# Lighting Advice for a beginner going head first



## FuNkY MiSSioN (Nov 25, 2007)

Hi,

I'm pretty new to the game; i've got a 3 foot tank (910x460x460) and I've just started cycling the tank. I have also ordered a bunch of plants and they are arriving in a couple of days - the tank is going to be heavily planted. However my question is that i have a couple of T5 twin tube light fixtures and i dont really know much about the bulbs that i have? 

I have 2 x Aquaz T5 High Output Ocean Pro 20k, and 2 x Aquaz T5 High Output Sun Pro 10k

Have i got enough? Too little? Too Much?

I plan to have CO2 later down the track, but since it's only early days i was going to start with fertilisers and light?

Thanks in Advance  

FuNkY


----------



## trenac (Jul 16, 2004)

Welcome to APC :-D

_How many gallons is the tank? What type of plants did you order? How many watts total is the light fixture?..._ The answer to these questions will determine if you have enough light. I will say that the 20k bulb will need to be switch out for a more plant friendly bulb, try for a 6500/6700k bulb.

Depending on the amount of light you have, you may need to start off with C02 from the get go.


----------



## Brilliant (Jun 25, 2006)

36x18x18...50 gallons?
39wx2 fixture

If someone showed me the spectral output and didnt show me the kelvin rating Id pick the 20k bulb.




























Now tell me...which would you pick?

The Ocean Pro maybe a little blue but if you like it then no reason to swap. Id prefer it over the 10k based on the charts. The two together will provide great lighting for your plants. What is the fixture?


----------



## FuNkY MiSSioN (Nov 25, 2007)

Thanks for the welcome & for the quick replies!
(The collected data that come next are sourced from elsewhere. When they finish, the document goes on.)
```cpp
int psnd_conv1d_cl(const void *A, const void *A2, const void *AM, float a2_slope, const void *W, const float *bias,
                   const void *res, const void *mask_src, int64_t N, int Lp, int L, int HP, int Ca, int Cb, int k,
                   int off0, int dstep, float act_slope, float mask_slope, void *out_raw, void *out_act,
                   void *a_eff_out, void *stream);
int psnd_conv1d_cl_wgrad_splits(int64_t N, int Lp, int Ca, int Cb, int k);
int psnd_conv1d_cl_pair_supported(int C, int k, int off1, int dstep1, int off2, int dstep2);
int psnd_conv1d_cl_pair(const void *A, const void *W1, const float *bias1, const void *M1, float m1_slope, float act1_slope,
                        void *mid_out, const void *W2, const float *bias2, const void *M2, float m2_slope, const void *res,
                        int64_t N, int Lp, int L, int HP, int C, int k, int off1, int dstep1, int off2, int dstep2,
                        float act2_slope, void *out_raw, void *out_act, void *stream);
typedef struct psnd_wgrad_desc {
    const void *g, *xa;
    float *gw_part, *gbias_part;
    int off0, dstep;
    int Ca, Cb, k, splits;
} psnd_wgrad_desc;
int psnd_conv1d_cl_wgrad_multi_splits(int64_t N, int Lp, int Ca, int Cb, int k, int n_convs);
int psnd_conv1d_cl_wgrad_multi(const psnd_wgrad_desc *d, int n, int64_t N, int Lp, void *stream);
typedef struct psnd_chain_pair {
    const void *W1;
    const float *bias1;
    float act1_slope;
    void *mid_out;
    const void *W2;
    const float *bias2;
    int off1, dstep1, off2, dstep2;
    float act2_slope;
    void *out_raw, *out_act;
// ... 18 lines not shown
int psnd_mel_l1_fwd_nfk(const float *mag_nfk, int64_t N, int64_t F, int M, int K, const void *mel_plan, int log_kind, float log_offset,
                        float pre_clamp_min, float clamp_lo, float clamp_hi, const float *ref, float *mel_lin, double *part, void *stream);
int psnd_mel_l1_bwd_nfk(const float *ref, const float *mel_lin, const float *g, float coef, int64_t N, int64_t F, int M, int K,
                        const void *mel_plan, int log_kind, float log_offset, float pre_clamp_min, float clamp_lo, float clamp_hi,
                        float *gmag_nfk, void *stream);
int64_t psnd_mask_head_l1_blocks(int64_t N, int64_t T, int Cp);
int psnd_mask_head_l1_fwd(const void *y, const float *mag, const float *ref, int64_t N, int C, int64_t T, int Lp, int HP, int Cp,
                          float *est, double *part, void *stream);
int psnd_mask_head_l1_bwd(const float *gest, const float *mag, const void *y, const float *est, const float *ref, const float *g,
                          float coef, int64_t N, int C, int64_t T, int Lp, int HP, int Cp, void *gy, void *stream);
int64_t psnd_mel_l1_blocks(int64_t N, int64_t F, int M);
int psnd_mel_l1_fwd(const float *mag, int64_t N, int64_t F, int M, int K, const void *mel_plan, int log_kind, float log_offset,
                    float pre_clamp_min, float clamp_lo, float clamp_hi, const float *ref, float *mel_lin, double *part, void *stream);
int psnd_mel_l1_bwd(const float *ref, const float *mel_lin, const float *g, float coef, int64_t N, int64_t F, int M, int K,
                    const void *mel_plan, int log_kind, float log_offset, float pre_clamp_min, float clamp_lo, float clamp_hi,
                    float *gmag, void *stream);
int psnd_nan_flag(const float *x, int64_t n, float *flag, void *stream);
int psnd_l1_loss_combine(const double *const *parts, const int64_t *nb, const double *scale, int terms, float *out, float *nan_flag, void *stream);
int psnd_conv_stats(int64_t *out4, int reset);
int psnd_conv_pair_stats(int64_t *out4, int reset);
int psnd_conv1d_cl_wgrad(const void *G1, const void *G2, const void *GM, float g2_slope, const void *xa, int64_t N,
                         int Lp, int Ca, int Cb, int k, int off0, int dstep, float *gw_part, float *gbias_part,
                         void *g_out, void *stream);
int psnd_conv1d_prep(const float *v, const float *g, const float *bias, int Cout, int Cin, int k, int Cb, int Ca,
                     void *wf, void *wb, float *bias_padded, void *stream);
int psnd_convtr1d_prep(const float *v, const float *g, const float *bias, int Cin, int Cout, int K, int stride, int Cr, int Cip,
                       void *wf, void *wb, float *bias_rep, void *stream);
int psnd_convtr1d_prep_multi(const void *descs_dev, int n, int total_blocks, void *stream);
int psnd_convtr1d_cl_fwd(const void *xa, const void *wf, const float *bias_rep, int64_t N, int Lp, int L, int HP, int Cip, int Cr,
                         int stride, int padding, int LpO, int HPO, float act_slope, void *out_raw, void *out_act, void *stream);
int psnd_convtr1d_cl_wgrad_splits(int64_t N, int Lp, int Cip, int Cr, int stride);
int psnd_convtr1d_cl_bwd(const void *g_raw, const void *g_act, const void *act, float act_slope, const void *wb, const void *xa,
                         int64_t N, int Lp, int L, int HP, int Cip, int Cr, int stride, int padding, int LpO, int HPO, void *gx,
                         void *g_eff, float *gw_part, void *stream);
int psnd_convtr1d_wnorm_bwd(const float *gw_part, int splits, const float *v, const float *g, int Cin, int Cout, int K, int stride,
                            int Cr, int Cip, float *gv, float *gg, void *stream);
int psnd_cl_mean_act_fwd(const void *a, const void *b, const void *c, const void *d, int count, float slope, void *out, int64_t n,
                         void *stream);
int psnd_cl_mean_act_bwd(const void *g, const void *y, int count, float slope, void *gin, int64_t n, void *stream);
int psnd_cl_sum2(const void *const *a, int na, void *out_a, const void *const *b, int nb, void *out_b, int64_t n, void *stream);
int psnd_cl_colsum_splits(int64_t rows, int C);
int psnd_cl_colsum(const void *g, int64_t rows, int C, int Lp, int lo, int hi, float *part, float *out, void *stream);
int psnd_conv1d_prep_multi(const void *descs_dev, int n, int total_blocks, int max_row, int which, void *stream);
#define PSND_WNORM_MAX 32
typedef struct psnd_wnorm_desc {
    const float *gw_part, *gbias_part;
// ... 154 lines not shown
```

Yes, it is a 50 gal tank with a "sump style" filtration system.

I have ordered (and i realise i might have ordered too much):

2 Crypt. Wendtii - Tropica 
2 Crypt. Willisii
2 Bacopa 
4 Ludwigia 
2 Pogostemon Stellata 
1 Wisteria 
1 Contortionist Val 
6 Lilaeopsis 
4 Fontinalis 
1 Riccia 
1 Green Tiger Lotus 

As for the lighting fixture - the brand is "Super Win" it is a Taiwanese brand that i picked up relatively cheap (i'll see how it goes): they are 2 x 39W for each fixture.

Thanks Again


----------



## hoppycalif (Apr 7, 2005)

You need CO2 as soon as you start the plants with that much light. If you use just one of those fixtures until you get the CO2 that should be ok.


----------



## trenac (Jul 16, 2004)

If I did the math right, you have 3.12 wpg. You can up that some since you are using T-5's. So you have enough light for the plants you have listed. Actually you don't have too many plants, you'll actually want to add more. I would also advise to use C02 injection from the get go.


----------



## FuNkY MiSSioN (Nov 25, 2007)

Thanks Heaps all for the pointers!


----------